A Prayer for the Infertile


Dear God,

My heart is so heavy tonight - but not for me. So many dear friends tonight are hurting. Suffering. Crying their tears. I know this because I was there. I remember what it was like to soak my pillow with sobs of grief that came from the deepest part of my heart. Not knowing if the tears would ever stop. And my guess is that some of my friends might be feeling those very things tonight.

Some of my friends are at the end of their ropes. Failed IUIs. Failed IVFs - their last chances. On the brink of miscarrying. Again. More delays. More physical complications. Out of money for treatments. At the end of their ropes, God.

My heart is heavy for them. I used to feel twinges of jealousy when I read that some of them were pregnant - and I'm sorry for that, Lord. But my friends need miracles. They don't deserve to suffer like this. They don't deserve to relive this pain over and over again - especially when healthy pregnancies comes so easily, so ungratefully, to others.

It's hard not to question your ways, God. It's hard not to ask You, 'Why?' I know Your ways are higher; I know You have a plan - but God, is this really the only way?
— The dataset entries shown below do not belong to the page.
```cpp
static int pack_compact(frcnn_model* m, const float* w, bool f16, hipStream_t s) {
  const unsigned slot = m->dc_step % frcnn_model::DC_RING;
  ++m->dc_step;
  char* hslot = m->dc_pin + (size_t)slot * m->dc_slot_bytes;
  char* dslot = (char*)m->dc_dev.p + (size_t)slot * m->dc_slot_bytes;
  const std::vector<PackXJob>& src = f16 ? m->x3_host16 : m->x3_host;
  PackXJob* jobs = (PackXJob*)hslot;
  int n = 0;
  for (int i = 0; i < (int)src.size(); ++i) {
    PackXJob j = src[i];
    const int ci = m->x3_conv[i];
// ... 687 lines not shown
                            grad + c.b_off, grad + c.a_off, s, (c.x_d && m->f16_packed) ? m->rec(c.am + 1) : nullptr));
      }
      const float* in; const float* in_slope = nullptr; const float* in_scale = nullptr;
      if (st > 0) {
        Conv& pc = m->convs[blk.first_conv + st - 1];
        in = pc.x.f(); in_slope = w + pc.a_off;
        in_scale = (st - 1 == 0 && blk.has_drop) ? blk.scale.f() : nullptr;
      } else {
        in = b == 0 ? m->img.f() : m->blocks[b - 1].pooled.f();
      }
      const bool dc = blk.dc_on && st <= 1;
      int wg_cin = c.Cin, wg_o = c.Cout;
      WgradMap wmap;
      if (dc) {
        wmap.Cfull = c.Cin;
        if (st == 1) { wg_cin = blk.nkM; wmap.cmap = blk.dc_idx; in_scale = nullptr; }
        else { wg_o = blk.nkM; wmap.omap = blk.dc_idx; }
      }
      const float* wa_in = nullptr; const float* wa_g = nullptr;
      if (m->f16_packed && c.x_f && c.x_d && (st > 0 || b > 0)) {
        wa_in = st > 0 ? m->rec(m->convs[blk.first_conv + st - 1].am) : m->rec(m->blocks[b - 1].am);
        wa_g = m->rec(c.am + 1);
      }
      const bool on_caller = use_side && b == 0 && st == 0;
      if (use_side && !on_caller) FR_TRY(fork_side(m, s, n_fork++));
      if (on_caller) {
        FR_TRY(conv_wgrad(in, wg_cin, c.H, c.W, in_slope, in_scale, c.gx.f(), wg_o, c.k, c.pad, grad + c.w_off, m->wg_ws_first.p,
                          m->wg_ws_first.bytes, s, fused_here ? grad + c.b_off : nullptr, wa_in, wa_g, dc ? &wmap : nullptr));
        FR_HIP(hipEventRecord(m->join_ev, ws));
        FR_HIP(hipStreamWaitEvent(s, m->join_ev, 0));
      } else {
// ... 287 lines not shown
```

### faster-rcnn.torch_amd/csrc/wgradx.hip

```cpp
#include <cstdlib>

#include "kernels.h"
#include "amax.h"
#include <type_traits>

namespace frcnn {

typedef float f32x16 __attribute__((ext_vector_type(16)));
typedef __bf16 bf16x8 __attribute__((ext_vector_type(8)));
typedef __bf16 bf16x4 __attribute__((ext_vector_type(4)));
typedef __bf16 bf16x2 __attribute__((ext_vector_type(2)));
typedef float f32x2 __attribute__((ext_vector_type(2)));
typedef _Float16 f16x8 __attribute__((ext_vector_type(8)));
typedef _Float16 f16x2 __attribute__((ext_vector_type(2)));

#define WX_TH 4
#define WX_TW 16
#define WX_GROW 128
#define WX_GPLANE (64 * WX_GROW)
#define WX_XROW 48
#define WX_XCH (6 * WX_XROW)
#define WX_XPLANE (64 * WX_XCH + 8 * 16)
#define WX_LDS (3 * WX_GPLANE + 3 * WX_XPLANE)

bool conv_wgradx_eligible(int Cin, int O, int k) {
  return get_split_bf16() && k == 3 && Cin % 64 == 0 && O % 64 == 0;
}

__device__ __forceinline__ unsigned wx_cvt2(float a, float b) {
  f32x2 v = {a, b};
  bf16x2 r = __builtin_convertvector(v, bf16x2);
  return __builtin_bit_cast(unsigned, r);
}
__device__ __forceinline__ void wx_split4(const float* v, uint2& H, uint2& Mi, uint2& L) {
  unsigned h[2], m[2], l[2];
#pragma unroll
  for (int j = 0; j < 2; ++j) {
    const float x0 = v[2 * j], x1 = v[2 * j + 1];
    h[j] = wx_cvt2(x0, x1);
    const float r0 = x0 - __builtin_bit_cast(float, h[j] << 16), r1 = x1 - __builtin_bit_cast(float, h[j] & 0xFFFF0000u);
    m[j] = wx_cvt2(r0, r1);
// ... 16 lines not shown
}
__device__ __forceinline__ float wx_pow2(int e) { return __builtin_bit_cast(float, (unsigned)(e + 127) << 23); }

struct WgradXArgs {
  const float* in;
  const float* in_slope;
  const float* in_scale;
  const float* g;
  float* slab;
  float* gbias;
  const float* amax_in;
  const float* amax_g;
  const int* omap;
  int Cin, H, W, O, Ho, Wo, pad;
  int tilesX, tilesY, oTiles, cTiles, nSplit;
};

__device__ __forceinline__ unsigned wx_xaddr(int c) { return (unsigned)(c * WX_XCH + (c >> 3) * 16); }
__device__ __forceinline__ unsigned wx_gswz(int o) { const unsigned u = (o >> 1) & 7; return ((u & 3) << 1) | (u >> 2); }

typedef unsigned u32x4 __attribute__((ext_vector_type(4)));
typedef float f32x4u __attribute__((ext_vector_type(4), aligned(4)));

#define WX_PIN(x) asm volatile("" : "+v"(x))

template <int N, class F>
__device__ __forceinline__ void static_for(F&& f) {
  if constexpr (N > 0) {
    static_for<N - 1>(f);
    f(std::integral_constant<int, N - 1>{});
  }
}

template <bool SLOPE, bool SCALE, int VEC, int NP = 3>
__global__ __launch_bounds__(256, 1) void conv_wgradx_kernel(WgradXArgs p) {
  extern __shared__ __attribute__((aligned(16))) char smem[];
  constexpr unsigned LDSI = NP * (WX_GPLANE + WX_XPLANE), XB = NP * WX_GPLANE;
  const int tid = threadIdx.x, lane = tid & 63;
  const int wave = __builtin_amdgcn_readfirstlane(tid >> 6);
  const int wo = wave >> 1, wc = wave & 1;
  const int h = lane >> 5, li = lane & 31;

  int bid;
  {
    const int nblk = gridDim.x, xcd = blockIdx.x & 7, idx = blockIdx.x >> 3;
    const int q = nblk >> 3, r = nblk & 7;
    bid = xcd * q + min(xcd, r) + idx;
  }
  const int ot = bid % p.oTiles; bid /= p.oTiles;
  const int ct = bid % p.cTiles;
  const int split = bid / p.cTiles;
  const int o0 = ot * 64, c0 = ct * 64;
  const int HW = p.H * p.W, HoWo = p.Ho * p.Wo;
  const float slope = SLOPE ? *p.in_slope : 1.f;
  float gmul = 1.f, xmul = 1.f, out_mul = 1.f, out_mul2 = 1.f;
  if (NP == 2) {
    const float ag = amax_load_block(p.amax_g);
    float ax = amax_load_block(p.amax_in);
    if (SLOPE) ax *= fmaxf(1.f, fabsf(slope));
    const int eg = wx_exp(ag, 14), ex = wx_exp(ax, SCALE ? 13 : 14);
    gmul = wx_pow2(eg); xmul = wx_pow2(ex);
    const int et = -(eg + ex), e1 = et / 2;
    out_mul = wx_pow2(e1); out_mul2 = wx_pow2(et - e1);
  }

  f32x16 acc[9];
#pragma unroll
  for (int t = 0; t < 9; ++t)
#pragma unroll
    for (int r = 0; r < 16; ++r) acc[t][r] = 0.f;

  const int srow = tid >> 2, sq = tid & 3;
  const float* const gsrc = p.g + (size_t)(o0 + srow) * HoWo;
  const float* const xsrc = p.in + (size_t)(c0 + srow) * HW;
  auto gat = [&](int elem_off) { return gsrc + elem_off; };
  auto xat = [&](int elem_off) { return xsrc + elem_off; };
  const float xscale = SCALE ? p.in_scale[c0 + srow] : 1.f;
  const unsigned gdst = (unsigned)(srow * WX_GROW) + ((((unsigned)sq >> 1) ^ wx_gswz(srow)) << 4) + (sq & 1) * 8;
  const unsigned xdst = XB + wx_xaddr(srow) + sq * 8;
  int xr[9], xs[9];
#pragma unroll
  for (int k = 0; k < 9; ++k) {
    const int j = sq + 4 * k;
    xr[k] = j / 6; xs[k] = j - 6 * xr[k];
  }

  const int oA = wo * 32 + li, cB = wc * 32 + li;
  const unsigned abase = (unsigned)(oA * WX_GROW) + (((unsigned)h ^ wx_gswz(oA)) << 4);
  const unsigned bbase = XB + wx_xaddr(cB) + h * 16;

  const int nPix = p.tilesX * p.tilesY;
  const int nT = (nPix - split + p.nSplit - 1) / p.nSplit;
  struct Pre {
    float vg[4][4], vx[9][4];
    bool ok[13];
    int oy0, ox0;
  };
#ifdef WX_ONE_SET
  Pre pre[1];
#else
  Pre pre[2];
#endif
  float sr[13][4];
  unsigned sh[13][2], sm[13][2], sl[13][2];
  float bsum = 0.f;
  bool bsum_on = true;
  auto up_lo = [](unsigned v) { return __builtin_bit_cast(float, v << 16); };
  auto up_hi = [](unsigned v) { return __builtin_bit_cast(float, v & 0xFFFF0000u); };
  const int adv_y = p.nSplit / p.tilesX, adv_x = p.nSplit % p.tilesX;
  int w_ty = split / p.tilesX, w_tx = split % p.tilesX, w_i = 0;
  auto load_origin = [&](Pre& P) {
    P.oy0 = w_ty * WX_TH; P.ox0 = w_tx * WX_TW;
    const int more = w_i + 1 < nT ? 1 : 0;
    w_tx += more * adv_x; w_ty += more * adv_y;
    const int wrap = w_tx >= p.tilesX ? 1 : 0;
    w_tx -= wrap * p.tilesX; w_ty += wrap;
    ++w_i;
  };
  auto load_step = [&](auto itc, Pre& P) {
    constexpr int it = decltype(itc)::value;
    const int oy0 = P.oy0, ox0 = P.ox0;
    if constexpr (it < 4) {
      constexpr int k = it;
      const int oy = oy0 + k, ox = ox0 + 4 * sq;
      if (VEC) {
        P.ok[it] = oy < p.Ho && ox < p.Wo;
        const f32x4u v = *reinterpret_cast<const f32x4u*>(gat((oy * p.Wo + ox) & -(int)P.ok[it]));
        P.vg[k][0] = v[0]; P.vg[k][1] = v[1]; P.vg[k][2] = v[2]; P.vg[k][3] = v[3];
      } else {
#pragma unroll
        for (int e = 0; e < 4; ++e) P.vg[k][e] = *gat((oy * p.Wo + ox + e) & -(int)(oy < p.Ho && ox + e < p.Wo));
      }
    } else {
      constexpr int k = it - 4;
      const int iy = oy0 - p.pad + xr[k], ix = ox0 - p.pad - 3 + 4 * xs[k];
      if (VEC) {
        P.ok[it] = (unsigned)iy < (unsigned)p.H && (unsigned)ix < (unsigned)p.W;
        const f32x4u v = *reinterpret_cast<const f32x4u*>(xat((iy * p.W + ix) & -(int)P.ok[it]));
        P.vx[k][0] = v[0]; P.vx[k][1] = v[1]; P.vx[k][2] = v[2]; P.vx[k][3] = v[3];
      } else {
#pragma unroll
        for (int e = 0; e < 4; ++e)
          P.vx[k][e] = *xat((iy * p.W + ix + e) & -(int)((unsigned)iy < (unsigned)p.H && (unsigned)(ix + e) < (unsigned)p.W));
      }
    }
  };
  auto inside = [&](auto itc, int e, Pre& P) -> bool {
    constexpr int it = decltype(itc)::value;
    if (VEC == 1) return P.ok[it];
    if (VEC == 2) {
      if constexpr (it < 4) return P.ok[it] && P.ox0 + 4 * sq + e < p.Wo;
      else return P.ok[it] && P.ox0 - p.pad - 3 + 4 * xs[it < 4 ? 0 : it - 4] + e < p.W;
    }
    if constexpr (it < 4) return P.oy0 + it < p.Ho && P.ox0 + 4 * sq + e < p.Wo;
    else return (unsigned)(P.oy0 - p.pad + xr[it < 4 ? 0 : it - 4]) < (unsigned)p.H &&
                (unsigned)(P.ox0 - p.pad - 3 + 4 * xs[it < 4 ? 0 : it - 4] + e) < (unsigned)p.W;
  };
  constexpr int XPH0 = (SLOPE || SCALE) ? 0 : 4;
  auto stage_step = [&](auto itc, auto phc, unsigned gwb, unsigned xwb, Pre& P) {
    constexpr int it = decltype(itc)::value, ph = decltype(phc)::value;
    if constexpr (ph < 4) {
      constexpr int k = it - 4;
      {
        constexpr int e = ph;
        float v = P.vx[k][e];
        if (SLOPE) v = v > 0.f ? v : slope * v;
        if (SCALE) v *= xscale;
        P.vx[k][e] = inside(itc, e, P) ? v : 0.f;
        WX_PIN(P.vx[k][e]);
      }
    } else if constexpr (ph == 4 || ph == 6) {
      constexpr int j = (ph - 4) / 2;
      float x0 = it < 4 ? P.vg[it < 4 ? it : 0][2 * j] : P.vx[it < 4 ? 0 : it - 4][2 * j];
      float x1 = it < 4 ? P.vg[it < 4 ? it : 0][2 * j + 1] : P.vx[it < 4 ? 0 : it - 4][2 * j + 1];
      if (it < 4 || XPH0 == 4) {
        x0 = inside(itc, 2 * j, P) ? x0 : 0.f;
        x1 = inside(itc, 2 * j + 1, P) ? x1 : 0.f;
      }
      if (it < 4) bsum += bsum_on ? x0 + x1 : 0.f;
      if constexpr (NP == 2) {
        const float mul = it < 4 ? gmul : xmul;
        x0 *= mul; x1 *= mul;
        sh[it][j] = wx_cvt2h(x0, x1);
        const f16x2 hv = __builtin_bit_cast(f16x2, sh[it][j]);
        sr[it][2 * j] = x0 - (float)hv[0];
        sr[it][2 * j + 1] = x1 - (float)hv[1];
      } else {
        sh[it][j] = wx_cvt2(x0, x1);
        sr[it][2 * j] = x0 - up_lo(sh[it][j]);
        sr[it][2 * j + 1] = x1 - up_hi(sh[it][j]);
      }
      WX_PIN(sh[it][j]); WX_PIN(sr[it][2 * j]); WX_PIN(sr[it][2 * j + 1]);
    } else if constexpr (ph == 5 || ph == 7) {
      constexpr int j = (ph - 5) / 2;
      if constexpr (NP == 2) {
        sl[it][j] = wx_cvt2h(sr[it][2 * j], sr[it][2 * j + 1]);
        WX_PIN(sl[it][j]);
      } else {
        sm[it][j] = wx_cvt2(sr[it][2 * j], sr[it][2 * j + 1]);
        const float s0 = sr[it][2 * j] - up_lo(sm[it][j]), s1 = sr[it][2 * j + 1] - up_hi(sm[it][j]);
        sl[it][j] = wx_cvt2(s0, s1);
        WX_PIN(sm[it][j]); WX_PIN(sl[it][j]);
      }
    } else {
      char* d = it < 4 ? smem + (gwb ^ ((unsigned)it << 5)) : smem + xwb + 32 * (it - 4);
      constexpr int PL = it < 4 ? WX_GPLANE : WX_XPLANE;
      *reinterpret_cast<uint2*>(d) = make_uint2(sh[it][0], sh[it][1]);
      if constexpr (NP == 2) {
        *reinterpret_cast<uint2*>(d + PL) = make_uint2(sl[it][0], sl[it][1]);
      } else {
        *reinterpret_cast<uint2*>(d + PL) = make_uint2(sm[it][0], sm[it][1]);
        *reinterpret_cast<uint2*>(d + 2 * PL) = make_uint2(sl[it][0], sl[it][1]);
      }
      asm volatile("" ::: "memory");
    }
  };
  auto stage_seq = [&](auto i0c, auto sc, unsigned gwb, unsigned xwb, Pre& P) {
    constexpr int I0 = decltype(i0c)::value, s = decltype(sc)::value;
    constexpr int NG = I0 < 4 ? 4 - I0 : 0;
    constexpr int NPX = 9 - XPH0;
    constexpr int it = s < 5 * NG ? I0 + s / 5 : I0 + NG + (s - 5 * NG) / NPX;
    constexpr int ph = s < 5 * NG ? 4 + s % 5 : XPH0 + (s - 5 * NG) % NPX;
    stage_step(std::integral_constant<int, it>{}, std::integral_constant<int, ph>{}, gwb, xwb, P);
  };

  u32x4 a[WX_TH][NP];
  u32x4 b[3][NP], bn[3][NP];
  u32x4 raw[NP][2];
  constexpr int NQ = NP == 2 ? 3 : 6;
  constexpr int PA[6] = {NP == 2 ? 1 : 2, 0, NP == 2 ? 0 : 1, 1, 0, 0}, PB[6] = {0, NP == 2 ? 1 : 2, NP == 2 ? 0 : 1, 0, 1, 0};
  auto read_row = [&](unsigned rb, int r) {
    if (r < WX_TH) {
#pragma unroll
      for (int pl = 0; pl < NP; ++pl)
        a[r][pl] = *reinterpret_cast<const u32x4*>(smem + rb + pl * WX_GPLANE + (abase ^ ((unsigned)r << 5)));
    }
#pragma unroll
    for (int pl = 0; pl < NP; ++pl) {
      raw[pl][0] = *reinterpret_cast<const u32x4*>(smem + rb + bbase + pl * WX_XPLANE + r * WX_XROW);
      raw[pl][1] = *reinterpret_cast<const u32x4*>(smem + rb + bbase + pl * WX_XPLANE + r * WX_XROW + 16);
    }
  };
  auto cut_step = [&](auto sc) {
    constexpr int pl = decltype(sc)::value >> 1, hf = decltype(sc)::value & 1;
    const u32x4 d0 = raw[pl][0], d1 = raw[pl][1];
    const unsigned d[8] = {d0[0], d0[1], d0[2], d0[3], d1[0], d1[1], d1[2], d1[3]};
    if (hf == 1) asm volatile("" ::"v"(d[0]), "v"(d[7]));
#pragma unroll
    for (int j = 2 * hf; j < 2 * hf + 2; ++j) {
      bn[0][pl][j] = __builtin_amdgcn_alignbit(d[j + 2], d[j + 1], 16);
      bn[1][pl][j] = d[j + 2];
      bn[2][pl][j] = __builtin_amdgcn_alignbit(d[j + 3], d[j + 2], 16);
      WX_PIN(bn[0][pl][j]); WX_PIN(bn[1][pl][j]); WX_PIN(bn[2][pl][j]);
    }
  };

  load_origin(pre[0]);
  static_for<13>([&](auto itc) { load_step(itc, pre[0]); });
  constexpr int NST = 4 * 5 + 9 * (9 - XPH0);
  static_for<NST>([&](auto sc) { stage_seq(std::integral_constant<int, 0>{}, sc, gdst, xdst, pre[0]); });
  __syncthreads();
#ifdef WX_ONE_SET
  load_origin(pre[0]);
  static_for<13>([&](auto itc) { load_step(itc, pre[0]); });
#else
  load_origin(pre[1]);
  static_for<13>([&](auto itc) { load_step(itc, pre[1]); });
  load_origin(pre[0]);
  static_for<13>([&](auto itc) { load_step(itc, pre[0]); });
#endif
  read_row(0, 0);
  static_for<2 * NP>([&](auto sc) { cut_step(sc); });
#pragma unroll
  for (int kx = 0; kx < 3; ++kx)
#pragma unroll
    for (int pl = 0; pl < NP; ++pl) b[kx][pl] = bn[kx][pl];

  auto tile = [&](int i, Pre& P) {
    const unsigned rb = (i & 1) ? LDSI : 0, wb = LDSI - rb;
    const unsigned gwb = gdst + wb, xwb = xdst + wb;
    bsum_on = i + 1 < nT;
    auto row = [&](auto rc) {
      constexpr int r = decltype(rc)::value;
      constexpr int nky = r < 3 ? r + 1 : 6 - r;
      constexpr int NM = 3 * NQ * nky;
      constexpr int NPX = 9 - XPH0;
      constexpr int NSTG = r == 1 ? 4 * 5 + NPX : (r == 2 || r == 3) ? 4 * NPX : r == 4 ? 13 : 0;
      constexpr int NS = NSTG + 2 * NP;
      __builtin_amdgcn_sched_barrier(0);
      if (r < 5) read_row(rb, r + 1); else read_row(wb, 0);
      __builtin_amdgcn_sched_barrier(0);
      static_for<NM>([&](auto mc) {
        constexpr int m = decltype(mc)::value;
        constexpr int q = m / (3 * nky), kyi = (m / 3) % nky, kx = m % 3;
        constexpr int ky = (r < WX_TH ? 0 : r - (WX_TH - 1)) + kyi, ks = r - ky;
        static_assert(ks >= 0 && ks < WX_TH && ky < 3, "tap walk");
        if constexpr (NP == 2)
          acc[3 * ky + kx] = __builtin_amdgcn_mfma_f32_32x32x16_f16(__builtin_bit_cast(f16x8, a[ks][PA[q]]), __builtin_bit_cast(f16x8, b[kx][PB[q]]), acc[3 * ky + kx], 0, 0, 0);
        else
          acc[3 * ky + kx] = __builtin_amdgcn_mfma_f32_32x32x16_bf16(__builtin_bit_cast(bf16x8, a[ks][PA[q]]), __builtin_bit_cast(bf16x8, b[kx][PB[q]]), acc[3 * ky + kx], 0, 0, 0);
        __builtin_amdgcn_sched_barrier(0);
        constexpr int LEAD = NSTG == 0 ? 6 : 0;
        constexpr int s0 = m < LEAD ? 0 : (m - LEAD) * NS / (NM - LEAD), s1 = m < LEAD ? 0 : (m - LEAD + 1) * NS / (NM - LEAD);
        static_for<s1 - s0>([&](auto dc) {
          constexpr int s = s0 + decltype(dc)::value;
          if constexpr (s >= NSTG) {
            cut_step(std::integral_constant<int, s - NSTG>{});
          } else if constexpr (r >= 1 && r <= 3) {
            stage_seq(std::integral_constant<int, r == 1 ? 0 : r == 2 ? 5 : 9>{}, std::integral_constant<int, s>{}, gwb, xwb, P);
          } else {
            if constexpr (s == 0) load_origin(P);
            load_step(std::integral_constant<int, s>{}, P);
          }
        });
        __builtin_amdgcn_sched_barrier(0);
      });
#pragma unroll
      for (int kx = 0; kx < 3; ++kx)
#pragma unroll
        for (int pl = 0; pl < NP; ++pl) b[kx][pl] = bn[kx][pl];
      if (r == 4) __syncthreads();
    };
    row(std::integral_constant<int, 0>{}); row(std::integral_constant<int, 1>{}); row(std::integral_constant<int, 2>{});
    row(std::integral_constant<int, 3>{}); row(std::integral_constant<int, 4>{}); row(std::integral_constant<int, 5>{});
  };
  {
    int i = 0;
#ifdef WX_ONE_SET
    for (; i < nT; ++i) tile(i, pre[0]);
#else
    for (; i + 1 < nT; i += 2) { tile(i, pre[1]); tile(i + 1, pre[0]); }
    if (i < nT) tile(i, pre[1]);
#endif
  }
  if (p.gbias && ct == 0) {
    float v = bsum;
    v += __shfl_xor(v, 1); v += __shfl_xor(v, 2);
    const int od = p.omap ? p.omap[o0 + srow] : o0 + srow;
    if (sq == 0 && od >= 0) unsafeAtomicAdd(p.gbias + od, v);
  }
  {
    const int c = c0 + wc * 32 + li;
    const size_t OC = (size_t)p.O * p.Cin;
    float* sl = p.slab + (size_t)split * 9 * OC;
#pragma unroll
    for (int tap = 0; tap < 9; ++tap)
#pragma unroll
      for (int r = 0; r < 16; ++r) {
        const int o = o0 + wo * 32 + (r & 3) + 8 * (r >> 2) + 4 * h;
        sl[(size_t)tap * OC + (size_t)o * p.Cin + c] = NP == 2 ? (acc[tap][r] * out_mul) * out_mul2 : acc[tap][r];
      }
  }
}
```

I don't accuse You, God. Even when Your Son asked You if there was another way, You had to tell Him no, too. You take no delight in seeing us suffer.

Jesus, You know what it is like to suffer and cry from your guts, from the depths of Your soul. That is what some of my friends are feeling right now. You understand that kind of agonizing pain. You get it. You feel what they feel.

All I can ask You to do is to be with them. Provide some comfort for them. Help them make some sense of this. Please, don't let this be the last chance for them.

Do miracles for them. Give hope and provision and supernatural impossibilities on their behalf. Bring healing to their bodies. To their husbands' bodies. Provide money. Provide wisdom. Provide answers. Provide options.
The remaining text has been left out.